The loss function of positive pair of examples \((i,j)\) is defined as:

\[l_{(i,j)} = -\log \frac{\text{exp}(\text{sim}(z_{i},z_{j})/ τ)}{\sum\limits_{k=1}^{2N} 1_{k ≠ i} \text{exp}((z_{i}, z_{k}) / τ)}\]

where,

\(\text{sim}(⋅, ⋅)\) is cosine similarity function i.e, \(\text{sim}(u, v) = \frac{u^{T} v} {\lVert u \rVert \, \lVert v \rVert}\) to normalize the representation. \(\tau\) is a temperature parameter. \(1_{k ≠ i} ∈ \left\{0, 1\right\}\) is an indicator function if and only if \(k ≠ i\)

The final loss is computed as :

\[\mathfrak{L} = \frac{1}{2N} \sum\limits_{k=1}^{N} \left[l(2k-1, 2k) +l(2k, 2k-1)\right]\]

and is called NT-Xent (Normalized Temperature Scaled Cross Entropy Loss)

References

  • Liu, X., Zhang, F., Hou, Z., Mian, L., Wang, Z., Zhang, J. and Tang, J., 2021. Self-supervised learning: Generative or contrastive.IEEE transactions on knowledge and data engineering, 35(1), pp.857-876.
  • Jaiswal, A., Babu, A.R., Zadeh, M.Z., Banerjee, D. and Makedon, F., 2020. A survey on contrastive self-supervised learning.
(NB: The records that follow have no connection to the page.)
__device__ __forceinline__ void compress_inject_mvec_kernel_body(const uint32_t* __restrict__ children, const LeafArgs& a, uint32_t total_q) {
    const uint64_t i = (uint64_t)blockIdx.x * blockDim.x + threadIdx.x;
    if (i >= a.height) return;
    const uint4* cp = reinterpret_cast<const uint4*>(children + 16 * i);
    const uint4 c0 = cp[0], c1 = cp[1], c2 = cp[2], c3 = cp[3];
    uint32_t s[16] = {c0.x, c0.y, c0.z, c0.w, c1.x, c1.y, c1.z, c1.w, c2.x, c2.y, c2.z, c2.w, c3.x, c3.y, c3.z, c3.w};
    uint32_t t[16];
#pragma unroll
    for (int k = 0; k < 16; k++) t[k] = 0u;
    p2_permute_dev(s);
    sponge_rows_vec(a, i, total_q, t);
#pragma unroll
    for (int k = 0; k < 8; k++) s[8 + k] = t[k];
    p2_permute_dev(s);
    uint4* d = reinterpret_cast<uint4*>(a.digests + i * 8);
    d[0] = make_uint4(s[0], s[1], s[2], s[3]);
    d[1] = make_uint4(s[4], s[5], s[6], s[7]);
}
__global__ void __launch_bounds__(256) compress_inject_mvec_kernel(const uint32_t* __restrict__ children, LeafArgs a, uint32_t total_q) { compress_inject_mvec_kernel_body(children, a, total_q); }
struct compress_inject_mvec_kernel_bargs { const uint32_t* children; LeafArgs a; uint32_t total_q; static compress_inject_mvec_kernel_bargs make(const uint32_t* children, LeafArgs a, uint32_t total_q) { return compress_inject_mvec_kernel_bargs{children, a, total_q}; } };
__global__ void __launch_bounds__(256) compress_inject_mvec_kernel_batch(const compress_inject_mvec_kernel_bargs* __restrict__ zk_arr) { const compress_inject_mvec_kernel_bargs& zk_b = zk_arr[blockIdx.z]; compress_inject_mvec_kernel_body(zk_b.children, zk_b.a, zk_b.total_q); }

static bool leaf_mats_vec(const LeafArgs& a) {
    for (int m = 0; m < a.nmats; m++) {
        const MatDesc& d = a.mats[m];
        if (d.width == 0 || d.width % 4 || d.ld % 4 || (reinterpret_cast<uintptr_t>(d.ptr) & 15)) return false;
    }
    return a.nmats >= 1;
}
hipError_t launch_compress_inject(const uint32_t* children, const LeafArgs& a, hipStream_t s) {
    if (a.height == 0) return hipSuccess;
    if (a.nmats < 1 || a.nmats > MAX_LEAF_MATS || !leaf_mats_vec(a)) return hipErrorInvalidValue;
    uint32_t total = 0;
    for (int m = 0; m < a.nmats; m++) total += a.mats[m].width;
    ZK_LAUNCH(compress_inject_mvec_kernel, compress_inject_mvec_kernel_batch, compress_inject_mvec_kernel_bargs, dim3((unsigned)((a.height + 255) / 256)), dim3(256), 0, s, children, a, total / 4);
    return hipGetLastError();
}
bool compress_inject_ok(const LeafArgs& a) { return a.height > coop_max_nodes() && leaf_mats_vec(a); }

hipError_t launch_hash_rows(const LeafArgs& a, hipStream_t s) {
    if (a.height == 0) return hipSuccess;
    if (a.nmats < 1 || a.nmats > MAX_LEAF_MATS) return hipErrorInvalidValue;
    uint32_t total = 0;
    for (int m = 0; m < a.nmats; m++) total += a.mats[m].width;
    if (a.height <= coop_max_nodes()) {
        const uint64_t threads = a.height * 16;
        ZK_LAUNCH(hash_rows16_kernel, hash_rows16_kernel_batch, hash_rows16_kernel_bargs, dim3((unsigned)((threads + 255) / 256)), dim3(256), 0, s, a, total);
        return hipGetLastError();
    }
    dim3 block(256), grid((unsigned)((a.height + 255) / 256));
    const MatDesc& m0 = a.mats[0];
    bool vec = a.nmats == 1 && m0.width % 4 == 0 && m0.ld % 4 == 0 &&
               (reinterpret_cast<uintptr_t>(m0.ptr) & 15) == 0;
#ifdef ZKHIP_AB_HOOKS
    static const bool valu = getenv("ZKHIP_HASH_VEC_VALU") != nullptr;
    if (vec && valu) {
        hash_rows_vec_valu_kernel<<<grid, block, 0, s>>>(m0.ptr, m0.ld, m0.width, a.height, a.digests);
        return hipGetLastError();
    }
    static const bool closed = getenv("ZKHIP_HASH_VEC_CLOSED") != nullptr;
    if (vec && closed) {
        hash_rows_vec_closed_kernel<<<grid, block, 0, s>>>(m0.ptr, m0.ld, m0.width, a.height, a.digests);
        return hipGetLastError();
    }
#endif
    if (vec)
        ZK_LAUNCH(hash_rows_vec_kernel, hash_rows_vec_kernel_batch, hash_rows_vec_kernel_bargs, grid, block, 0, s, m0.ptr, m0.ld, m0.width, a.height, a.digests);
    else if (leaf_mats_vec(a))
        ZK_LAUNCH(hash_rows_mvec_kernel, hash_rows_mvec_kernel_batch, hash_rows_mvec_kernel_bargs, grid, block, 0, s, a, total / 4);
    else
        ZK_LAUNCH(hash_rows_generic_kernel, hash_rows_generic_kernel_batch, hash_rows_generic_kernel_bargs, grid, block, 0, s, a, total);
    return hipGetLastError();
}

__device__ __forceinline__ void compress_node(const uint32_t* children, uint32_t* parent) {
    const uint4* cp = reinterpret_cast<const uint4*>(children);
    uint4 v0 = cp[0], v1 = cp[1], v2 = cp[2], v3 = cp[3];
    uint32_t s[16] = {v0.x, v0.y, v0.z, v0.w, v1.x, v1.y, v1.z, v1.w,
                      v2.x, v2.y, v2.z, v2.w, v3.x, v3.y, v3.z, v3.w};
    p2_permute_dev(s);
    uint4* d = reinterpret_cast<uint4*>(parent);
    d[0] = make_uint4(s[0], s[1], s[2], s[3]);
    d[1] = make_uint4(s[4], s[5], s[6], s[7]);
}

__device__ __forceinline__ void compress_level_kernel_body(const uint32_t* __restrict__ children, uint32_t* __restrict__ parents, uint64_t count) {
    const uint64_t i = (uint64_t)blockIdx.x * blockDim.x + threadIdx.x;
    if (i >= count) return;
    compress_node(children + 16 * i, parents + 8 * i);
}
__global__ void __launch_bounds__(256) compress_level_kernel(const uint32_t* __restrict__ children, uint32_t* __restrict__ parents, uint64_t count) { compress_level_kernel_body(children, parents, count); }
struct compress_level_kernel_bargs { const uint32_t* children; uint32_t* parents; uint64_t count; static compress_level_kernel_bargs make(const uint32_t* children, uint32_t* parents, uint64_t count) { return compress_level_kernel_bargs{children, parents, count}; } };
__global__ void __launch_bounds__(256) compress_level_kernel_batch(const compress_level_kernel_bargs* __restrict__ zk_arr) { const compress_level_kernel_bargs& zk_b = zk_arr[blockIdx.z]; compress_level_kernel_body(zk_b.children, zk_b.parents, zk_b.count); }

hipError_t launch_compress_level(const uint32_t* children, uint32_t* parents, uint64_t count, hipStream_t s) {
    if (count == 0) return hipSuccess;
    if (count <= coop_max_nodes()) {
        const uint64_t threads = count * 16;
        ZK_LAUNCH(compress_level16_kernel, compress_level16_kernel_batch, compress_level16_kernel_bargs, dim3((unsigned)((threads + 255) / 256)), dim3(256), 0, s, children, parents, (uint32_t)count);
        return hipGetLastError();
    }
    ZK_LAUNCH(compress_level_kernel, compress_level_kernel_batch, compress_level_kernel_bargs, dim3((unsigned)((count + 255) / 256)), dim3(256), 0, s, children, parents, count);
    return hipGetLastError();
}

__device__ __forceinline__ void inject_kernel_body(uint32_t* __restrict__ nodes, const uint32_t* __restrict__ extra, uint64_t count) {
    const uint64_t i = (uint64_t)blockIdx.x * blockDim.x + threadIdx.x;
    if (i >= count) return;
    const uint4* a = reinterpret_cast<const uint4*>(nodes + 8 * i);
    const uint4* b = reinterpret_cast<const uint4*>(extra + 8 * i);
    const uint4 v0 = a[0], v1 = a[1], v2 = b[0], v3 = b[1];
    uint32_t s[16] = {v0.x, v0.y, v0.z, v0.w, v1.x, v1.y, v1.z, v1.w, v2.x, v2.y, v2.z, v2.w, v3.x, v3.y, v3.z, v3.w};
    p2_permute_dev(s);
    uint4* d = reinterpret_cast<uint4*>(nodes + 8 * i);
    d[0] = make_uint4(s[0], s[1], s[2], s[3]);
    d[1] = make_uint4(s[4], s[5], s[6], s[7]);
}
__global__ void __launch_bounds__(256) inject_kernel(uint32_t* __restrict__ nodes, const uint32_t* __restrict__ extra, uint64_t count) { inject_kernel_body(nodes, extra, count); }
struct inject_kernel_bargs { uint32_t* nodes; const uint32_t* extra; uint64_t count; static inject_kernel_bargs make(uint32_t* nodes, const uint32_t* extra, uint64_t count) { return inject_kernel_bargs{nodes, extra, count}; } };
__global__ void __launch_bounds__(256) inject_kernel_batch(const inject_kernel_bargs* __restrict__ zk_arr) { const inject_kernel_bargs& zk_b = zk_arr[blockIdx.z]; inject_kernel_body(zk_b.nodes, zk_b.extra, zk_b.count); }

Technologies 9(1), p.2.
  • Oord, A.V.D., Li, Y. and Vinyals, O., 2018. Representation learning with contrastive predictive coding. arXiv preprint arXiv:1807.03748.
  • Song, J. and Ermon, S., 2020. Multi-label contrastive predictive coding. Advances in Neural Information Processing Systems, 33, pp.8161-8173.
  • Chen, T., Kornblith, S., Norouzi, M. and Hinton, G., 2020, November. A simple framework for contrastive learning of visual representations. In International conference on machine learning (pp. 1597-1607). PMLR.